A possibility is to run 2 computations in parallel (see about code stitching in a previous post to improve the pipelining)
If I assume that your double-double code looks like this "standard" implementation
// (r,e) = x + y
#define two_sum(x, y, r, e)
do { double t; r = x + y; t = r - x; e = (x - (r - t)) + (y - t); } while (0)
#define two_difference(x, y, r, e) \
do { double t; r = x - y; t = r - x; e = (x - (r - t)) - (y + t); } while (0)
.....
Then you have to consider the following code, where instructions are interleaved at quite a fine grain.
// (r1, e1) = x1 + y1, (r2, e2) x2 + y2
#define two_sum(x1, y1, x2, y2, r1, e1, r2, e2)
do { double t1, t2 \
r1 = x1 + y1; r2 = x2 + y2; \
t1 = r1 - x1; t2 = r2 - x2; \
e1 = (x1 - (r1 - t1)) + (y1 - t1); e2 = (x2 - (r2 - t2)) + (y2 - t2); \
} while (0)
....
Then this creates code like the following one (about same critical path in a latency report, and about 35 instructions). For details about run-time, Out-Of-Order execution should fly over that without stalling.
vsubsd %xmm2, %xmm0, %xmm8
vsubsd %xmm3, %xmm1, %xmm1
vaddsd %xmm4, %xmm4, %xmm4
vaddsd %xmm5, %xmm5, %xmm5
vsubsd %xmm0, %xmm8, %xmm9
vsubsd %xmm9, %xmm8, %xmm10
vaddsd %xmm2, %xmm9, %xmm2
vsubsd %xmm10, %xmm0, %xmm0
vsubsd %xmm2, %xmm0, %xmm11
vaddsd %xmm14, %xmm4, %xmm2
vaddsd %xmm11, %xmm1, %xmm12
vsubsd %xmm4, %xmm2, %xmm0
vaddsd %xmm12, %xmm8, %xmm13
vsubsd %xmm0, %xmm2, %xmm11
vsubsd %xmm0, %xmm14, %xmm1
vaddsd %xmm6, %xmm13, %xmm3
vsubsd %xmm8, %xmm13, %xmm8
vsubsd %xmm11, %xmm4, %xmm4
vsubsd %xmm13, %xmm3, %xmm15
vsubsd %xmm8, %xmm12, %xmm12
vaddsd %xmm1, %xmm4, %xmm14
vsubsd %xmm15, %xmm3, %xmm9
vsubsd %xmm15, %xmm6, %xmm6
vaddsd %xmm7, %xmm12, %xmm7
vsubsd %xmm9, %xmm13, %xmm10
vaddsd 16(%rsp), %xmm5, %xmm9
vaddsd %xmm6, %xmm10, %xmm15
vaddsd %xmm14, %xmm9, %xmm10
vaddsd %xmm15, %xmm7, %xmm13
vaddsd %xmm10, %xmm2, %xmm15
vaddsd %xmm13, %xmm3, %xmm6
vsubsd %xmm2, %xmm15, %xmm2
vsubsd %xmm3, %xmm6, %xmm3
vsubsd %xmm2, %xmm10, %xmm11
vsubsd %xmm3, %xmm13, %xmm0
Summary:
inline your double-double source code: the compiler and vectorizer cannot optimize across function calls because of ABI constraints, and across memory accesses by fear of aliasing.
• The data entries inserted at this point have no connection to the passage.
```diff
@@ -339,4 +339,13 @@
   }
 }
 
-}
+template <typename T, int C, int NS>
+__global__ void __launch_bounds__((DwRollLds<T, C, NS>::NT), 4)
+dwconv7_ln_roll_kernel(const T* __restrict__ x, const float* __restrict__ wdw ,
+                       const float* __restrict__ bdw, const float* __restrict__ lnw, const float* __restrict__ lnb,
+                       T* __restrict__ y, int H, int band_rows, int nbands, float eps) {
+  extern __shared__ __attribute__((aligned(16))) unsigned char dwr_lds[];
+  dwconv7_ln_roll_body<T, C, NS>(dwr_lds, blockIdx.x, gridDim.x, x, wdw, bdw, lnw, lnb, y, H, band_rows, nbands, eps);
+}
+
+}
diff --git a/genconvit_amd/csrc/kernels.h b/genconvit_amd/csrc/kernels.h
--- a/genconvit_amd/csrc/kernels.h
+++ b/genconvit_amd/csrc/kernels.h
@@ -17,6 +17,10 @@
 template <typename T> int launch_dwconv7_ln(const T* x, const float* wdw, const float* bdw, const float* lnw,
                                             const float* lnb, T* y, int nimg, int H, int W, int C, float eps,
                                             hipStream_t s);
+template <typename T> bool dw_two_merged(int nimg0, int H0, int W0, int nimg1, int H1, int W1, int C, bool aligned);
+template <typename T> int launch_dwconv7_ln2(const T* x0, T* y0, int nimg0, int H0, int W0, const T* x1, T* y1, int nimg1,
+                                             int H1, int W1, const float* wdw, const float* bdw, const float* lnw,
+                                             const float* lnb, int C, float eps, hipStream_t s);
 template <typename T> int launch_dw_tile(const DwPlan& p, const T* x, const float* wdw, const float* bdw, const float* lnw,
                                          const float* lnb, T* y, int nimg, int H, int W, float eps, hipStream_t s);
 template <class K, class... A> int dw_launch(const DwPlan& p, K kernel, hipStream_t s, A... args) {
diff --git a/genconvit_amd/csrc/kernels_dev.h b/genconvit_amd/csrc/kernels_dev.h
--- a/genconvit_amd/csrc/kernels_dev.h
+++ b/genconvit_amd/csrc/kernels_dev.h
@@ -355,14 +355,14 @@
 }
 
 template <typename T, int C, int S>
-__global__ void __launch_bounds__(C) dwconv7_ln_tiny_kernel(const T* __restrict__ x, const float* __restrict__ wdw ,
-                                                            const float* __restrict__ bdw, const float* __restrict__ lnw,
-                                                            const float* __restrict__ lnb, T* __restrict__ y, float eps) {
+__device__ __forceinline__ void dwconv7_ln_tiny_body(const int img, const T* __restrict__ x, const float* __restrict__ wdw ,
+                                                     const float* __restrict__ bdw, const float* __restrict__ lnw,
+                                                     const float* __restrict__ lnb, T* __restrict__ y, float eps) {
   static_assert(S >= 1 && S <= 4 && C % 64 == 0, "tiny maps");
   constexpr int NPX = S * S, NW = C / 64;
   __shared__ float part[2][NW][NPX];
   const int c = threadIdx.x, wave = c >> 6, lane = c & 63;
-  const T* xb = x + (int64_t)blockIdx.x * NPX * C + c;
+  const T* xb = x + (int64_t)img * NPX * C + c;
   float xin[NPX], acc[NPX];
 #pragma unroll
   for (int p = 0; p < NPX; ++p) xin[p] = to_f(xb[p * C]);
@@ -400,7 +400,7 @@
   }
   __syncthreads();
   const float lw = lnw[c], lb = lnb[c];
-  T* yb = y + (int64_t)blockIdx.x * NPX * C + c;
+  T* yb = y + (int64_t)img * NPX * C + c;
 #pragma unroll
   for (int p = 0; p < NPX; ++p) {
     float t = 0.0f;
@@ -409,6 +409,13 @@
     rstd[p] = rsqrtf(t * (1.0f / C) + eps);
     yb[p * C] = from_f<T>((acc[p] - mean[p]) * rstd[p] * lw + lb);
   }
+}
+
+template <typename T, int C, int S>
+__global__ void __launch_bounds__(C) dwconv7_ln_tiny_kernel(const T* __restrict__ x, const float* __restrict__ wdw ,
+                                                            const float* __restrict__ bdw, const float* __restrict__ lnw,
+                                                            const float* __restrict__ lnb, T* __restrict__ y, float eps) {
+  dwconv7_ln_tiny_body<T, C, S>(blockIdx.x, x, wdw, bdw, lnw, lnb, y, eps);
 }
 
 template <typename T>
diff --git a/genconvit_amd/csrc/net_impl.h b/genconvit_amd/csrc/net_impl.h
--- a/genconvit_amd/csrc/net_impl.h
+++ b/genconvit_amd/csrc/net_impl.h
@@ -674,15 +674,33 @@
           for (int s = 0; s < nseg; ++s) segs[s].in3->x[j] = Xc + moff[s] * C;
           Xn = X3[j + 1];
         }
-        for (int s = 0; s < nseg;) {
-          int e = s + 1, nimg = segs[s].n;
-          int64_t mm = m[s];
-          while (e < nseg && h[e] == h[s] && wd[e] == wd[s]) { nimg += segs[e].n; mm += m[e]; ++e; }
-          GCV_TRY(run("cnx.dwconv7_ln", 2.0 * 49 * mm * C, 2.0 * sizeof(T) * (double)mm * C + 49.0 * C * 4, [&] {
-            return launch_dwconv7_ln<T>(Xc + moff[s] * C, k.dw_w, k.dw_b, k.ln_w, k.ln_b, Y + moff[s] * C, nimg, h[s],
-                                        wd[s], C, 1e-6f, cur);
+        int gs[4], gn[4], ng = 0;
+        int64_t gm[4];
+        for (int s = 0; s < nseg; ++ng) {
+          GCV_REQUIRE(ng < 4, "at most four segments");
+          int e = s + 1;
+          gs[ng] = s; gn[ng] = segs[s].n; gm[ng] = m[s];
+          while (e < nseg && h[e] == h[s] && wd[e] == wd[s]) { gn[ng] += segs[e].n; gm[ng] += m[e]; ++e; }
+          s = e;
+        }
+        auto dw_bytes = [&](int q) { return 2.0 * sizeof(T) * (double)gm[q] * C + 49.0 * C * 4; };
+        const T* gx[2] = {Xc + moff[gs[0]] * C, Xc + moff[gs[ng - 1]] * C};
+        T* gy[2] = {Y + moff[gs[0]] * C, Y + moff[gs[ng - 1]] * C};
+        const bool al2 = ((reinterpret_cast<uintptr_t>(gx[0]) | reinterpret_cast<uintptr_t>(gx[1]) |
+                           reinterpret_cast<uintptr_t>(gy[0]) | reinterpret_cast<uintptr_t>(gy[1])) & 15u) == 0;
+        if (ng == 2 && dw_two_merged<T>(gn[0], h[gs[0]], wd[gs[0]], gn[1], h[gs[1]], wd[gs[1]], C, al2)) {
+          GCV_TRY(run("cnx.dwconv7_ln", 2.0 * 49 * (gm[0] + gm[1]) * C, dw_bytes(0) + dw_bytes(1), [&] {
+            return launch_dwconv7_ln2<T>(gx[0], gy[0], gn[0], h[gs[0]], wd[gs[0]], gx[1], gy[1], gn[1], h[gs[1]], wd[gs[1]],
+                                         k.dw_w, k.dw_b, k.ln_w, k.ln_b, C, 1e-6f, cur);
           }));
-          s = e;
+        } else {
+          for (int q = 0; q < ng; ++q) {
+            const int s = gs[q];
+            GCV_TRY(run("cnx.dwconv7_ln", 2.0 * 49 * gm[q] * C, dw_bytes(q), [&] {
+              return launch_dwconv7_ln<T>(Xc + moff[s] * C, k.dw_w, k.dw_b, k.ln_w, k.ln_b, Y + moff[s] * C, gn[q], h[s],
+                                          wd[s], C, 1e-6f, cur);
+            }));
+          }
         }
         LnpSpec l;
         const bool fuse = j == A.depths[i] - 1 && i < 3 && lnp_plan(l, k.mlp.kind, C, M, nseg, segn, h, wd);
diff --git a/include/genconvit_hip.h b/include/genconvit_hip.h
--- a/include/genconvit_hip.h
+++ b/include/genconvit_hip.h
@@ -146,6 +146,9 @@
                     float eps, gcv_stream s);
 int gcv_k_dwconv7_ln(int dtype, const void* x, const float* wdw, const float* bdw, const float* lnw,
                      const float* lnb, void* y, int nimg, int H, int W, int C, float eps, gcv_stream s);
+int gcv_k_dwconv7_ln2(int dtype, const void* x0, void* y0, int nimg0, int H0, int W0, const void* x1, void* y1,
+                      int nimg1, int H1, int W1, const float* wdw, const float* bdw, const float* lnw, const float* lnb,
+                      int C, float eps, gcv_stream s);
 int gcv_dw_plan(int dtype, int nimg, int H, int W, int C, int aligned, int* out5);
 int gcv_convnext_res_ok(int arch, int res);
 int gcv_k_ln_patchify(int dtype, const void* x, const float* w, const float* b, void* out, int nimg, int H, int W,
diff --git a/profiles/dw_merged_bits.py b/profiles/dw_merged_bits.py
--- /dev/null
+++ b/profiles/dw_merged_bits.py
@@ -0,0 +1,43 @@
+#!/usr/bin/env python3
+import os
+import shutil
+import subprocess
+import sys
+import tempfile
+
+CONFIGS = [
+    ("genconvit b128 f16", ["--dtype", "f16"], {}),
+    ("genconvit b128 f16 serial", ["--dtype", "f16", "--no-concurrent"], {}),
+    ("genconvit b128 bf16", ["--dtype", "bf16"], {}),
+    ("genconvit b128 bf16 serial", ["--dtype", "bf16", "--no-concurrent"], {}),
+    ("vae b32 bf16", ["--net", "vae", "--batch", "32", "--dtype", "bf16"], {}),
+    ("vae b32 bf16 one stream", ["--net", "vae", "--batch", "32", "--dtype", "bf16"], {"GCV_VAE_SPLIT": "0"}),
+]
+
+
+def main():
+    import numpy as np
+    trees = {"parent": os.path.abspath(sys.argv[1]), "new": os.path.abspath(sys.argv[2])}
+    tmp = tempfile.mkdtemp(prefix="dw_merged_bits_")
+    ok = True
+    try:
+        for i, (name, args, extra) in enumerate(CONFIGS):
+            for tag, tree in trees.items():
+                lib = os.path.join(tree, "genconvit_amd", "lib", "libgenconvit_hip.so")
+                env = dict(os.environ, GCV_LIB_PATH=lib, **extra)
+                subprocess.run([sys.executable, "bench.py", "--gpus", "1", "--steps", "2", "--warmup", "1", "--no-cpu-baseline",
+                                "--dump-outputs", os.path.join(tmp, tag, str(i))] + args, check=True, env=env, cwd=tree,
+                               timeout=300, stdout=subprocess.DEVNULL, stderr=subprocess.DEVNULL)
+            for f in ("logits", "vote"):
+                a, b = (np.load(os.path.join(tmp, t, str(i), f"{f}.npy")) for t in trees)
+                same = np.array_equal(a, b) and bool(np.isfinite(a).all())
+                ok &= same
+                print(f"{name:28s} {f:7s} {str(a.shape):12s} array_equal: {same}", flush=True)
+    finally:
+        shutil.rmtree(tmp, ignore_errors=True)
+    print("ALL IDENTICAL" if ok else "MISMATCH")
+    sys.exit(0 if ok else 1)
+
+
+if __name__ == "__main__":
+    main()
```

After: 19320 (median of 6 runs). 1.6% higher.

stitch code to balance throughput and latency and maximize the CPU ports usage (and also maximize instructions per cycle), as long as the compiler does not spill too much registers to memory.
You can track the optimization impacts with perf utility (packages linux-tools-generic and linux-cloud-tools-generic) to get the number of instructions executed and the number of instructions per cycle.